START Record set

class NormActOp:

    def __init__(self, x, y, per_sample, gamma, beta, running, slope, drop_p, site, eps=1e-5, momentum=0.1, cg=1,
                 no_norm=False):
        self.x, self.y, self.per_sample = x, y, per_sample
        self.cg, self.no_norm = cg, no_norm
        self.gamma, self.beta, self.running = gamma, beta, running
        self.slope, self.drop_p, self.site, self.eps, self.momentum = slope, drop_p, site, eps, momentum
        self.salt = 0
        self.fused = None
        self.drop3d = False
        N, C = x.shape[0], x.shape[1]
        G = N * C // cg if per_sample else C
        self.mean = torch.zeros(G, dtype=torch.float32, device="cuda")
        self.rstd = torch.ones(G, dtype=torch.float32, device="cuda")
        self._p = 0.0
        self._mask = None
        self.pool = None
        self.sums = None
        self.ext_part = None
        self.ext_tiles, self.ext_ready, self.ext_sums = 0, False, None
        self.res = None
        self.res_post = False
        self.head = None
        self.head_w = self.head_b = None

    def fwd(self, ctx):
        if self.no_norm:
            pass
        elif not self.per_sample and not ctx.training:
            ops.norm_stats_from_running(self.running[0], self.running[1], self.eps, self.mean, self.rstd)
        else:
            rm, rv, nbt = self.running if (self.running is not None and ctx.training) else (None, None, None)
            if self.fused is not None:
                N, C = self.x.shape[0], self.x.shape[1]
                S = self.x.shape[2] * self.x.shape[3] * self.x.shape[4]
                ops.norm_stats_finalize(self.fused[0], N, C // self.cg, S * self.cg, self.fused[1] * self.cg,
                                        self.per_sample, self.eps, self.mean, self.rstd, rm, rv, nbt, self.momentum)
            elif self.cg > 1:
                ops.group_norm_stats(self.x.t, self.cg, self.eps, self.mean, self.rstd)
            else:
                ops.norm_stats(self.x.t, self.per_sample, self.eps, self.mean, self.rstd, rm, rv, nbt, self.momentum)
        self._p = self.drop_p if (ctx.training and ctx.dropout) else 0.0
        self._mask = ctx.drop_masks.get(self.site) if (ctx.drop_masks and self._p > 0) else None
        self.salt = ((ctx.rng_stream & 0x7FFF) << 16) | self.site | (0x80000000 if self.drop3d else 0)
        self._state = ctx.state
        if self._p > 0 and self._mask is None and ctx.state is None:
            raise RuntimeError("dropout is active but no device step state was supplied (Ctx.state)")
        if self.res is not None:
            ops.norm_res_act_fwd(self.x.t, self.res.t, self.y.t, self.per_sample, self.mean, self.rstd,
                                 None if self.gamma is None else self.gamma.data,
                                 None if self.beta is None else self.beta.data, self.slope, post=self.res_post)
            return
        if self.pool is not None and self.pool.fwd_fused:
            pl = self.pool
            ops.norm_act_fwd_pool(self.x.t, self.y.t, pl.y.t, pl.idx, self.per_sample, self.mean, self.rstd,
                                  None if self.gamma is None else self.gamma.data,
                                  None if self.beta is None else self.beta.data, self.slope, self._p, self.salt,
                                  self._state, self._mask, cg=self.cg)
            return
        if self.head is not None:
            h = self.head
            ops.norm_head_fwd(self.x.t, h.y.t, self.per_sample, self.mean, self.rstd,
                              None if self.gamma is None else self.gamma.data,
                              None if self.beta is None else self.beta.data, self.slope,
                              h.w.data.view(h.cout, h.cin), None if h.b is None else h.b.data, self._p, self.salt,
                              self._state, self._mask)
            return
        ops.norm_act_fwd(self.x.t, self.y.t, self.per_sample, self.mean, self.rstd,
                         None if self.gamma is None else self.gamma.data,
                         None if self.beta is None else self.beta.data, self.slope, self._p, self.salt,
                         self._state, self._mask, cg=self.cg)

    def bwd(self, ctx):
        assert not self.x.written
        if self.res is not None:
            r = self.res
            ops.norm_res_act_bwd(self.x.t, r.t, self.y.grad(), self.x.grad(), r.grad(), r.written, self.per_sample,
                                 self.mean, self.rstd, None if self.gamma is None else self.gamma.data,
                                 None if self.beta is None else self.beta.data, self.slope,
                                 None if self.gamma is None else self.gamma.grad,
                                 None if self.beta is None else self.beta.grad, post=self.res_post)
            r.mark_written()
            self.x.mark_written()
            return
        if self.ext_ready:
            self.ext_ready = False
            to_sums = self.sums is not None
            ops.norm_act_bwd_tiles(self.x.t, self.y.grad(), None if to_sums else self.x.grad(), self.mean, self.rstd,
                                   self.slope, self.ext_part, self.ext_tiles, self.sums if to_sums else self.ext_sums)
            if not to_sums:
                self.x.mark_written()
            return
        if self.sums is not None:
            ops.norm_act_bwd_sums(self.x.t, self.y.grad(), self.per_sample, self.mean, self.rstd,
                                  None if self.gamma is None else self.gamma.data,
                                  None if self.beta is None else self.beta.data, self.slope, self.sums,
                                  None if self.gamma is None else self.gamma.grad,
                                  None if self.beta is None else self.beta.grad)
            return
        if self.pool is not None:
            pl = self.pool
            ops.norm_act_bwd_pool(self.x.t, self.y.grad() if self.y.written else None, pl.y.grad(), pl.idx, self.x.grad(),
                                  self.per_sample, self.mean, self.rstd,
                                  None if self.gamma is None else self.gamma.data,
                                  None if self.beta is None else self.beta.data, self.slope, self._p, self.salt,
                                  self._state, self._mask, None if self.gamma is None else self.gamma.grad,
                                  None if self.beta is None else self.beta.grad, cg=self.cg)
            self.x.mark_written()
            return
        if self.head is not None:
            h = self.head
            ops.norm_head_bwd(self.x.t, h.y.grad(), self.x.grad(), self.per_sample, self.mean, self.rstd,
                              None if self.gamma is None else self.gamma.data,
                              None if self.beta is None else self.beta.data, self.slope,
                              h.w.data.view(h.cout, h.cin), h.w.grad.view(h.cout, h.cin),
                              h.b.grad if (h.b is not None and h.bias_grad) else None, self._p, self.salt, self._state,
                              self._mask, None if self.gamma is None else self.gamma.grad,
                              None if self.beta is None else self.beta.grad)
            self.x.mark_written()
            return
        ops.norm_act_bwd(self.x.t, self.y.grad(), self.x.grad(), self.per_sample, self.mean, self.rstd,
                         None if self.gamma is None else self.gamma.data,
                         None if self.beta is None else self.beta.data, self.slope, self._p, self.salt,
                         self._state, self._mask,
                         None if self.gamma is None else self.gamma.grad,
                         None if self.beta is None else self.beta.grad, cg=self.cg, no_norm=self.no_norm)
        self.x.mark_written()


class MaxPoolOp:
    def __init__(self, x, y):
        self.x, self.y = x, y
        self.idx = torch.empty(y.t.numel(), dtype=torch.uint8, device="cuda")
        self.fused_into = None
        self.fwd_fused = False

    def fwd(self, ctx):
        if self.fwd_fused:
            return
        ops.maxpool2_fwd(self.x.t, self.y.t, self.idx)

    def bwd(self, ctx):
        if self.fused_into is not None:
            return
        ops.maxpool2_bwd(self.y.grad(), self.idx, self.x.grad(), accumulate=self.x.written)
        self.x.mark_written()


class UpsampleOp:
    def __init__(self, x, y, align_corners):
        self.x, self.y, self.align = x, y, align_corners

    def fwd(self, ctx):
        ops.upsample2_fwd(self.x.t, self.y.t, self.align)

    def bwd(self, ctx):
        ops.upsample2_bwd(self.y.grad(), self.x.grad(), self.align, accumulate=self.x.written)
        self.x.mark_written()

END Record set

What you will do ::
State how many lines in the entries above include the word "class"; reply with the number alone.

Result of this task ::
3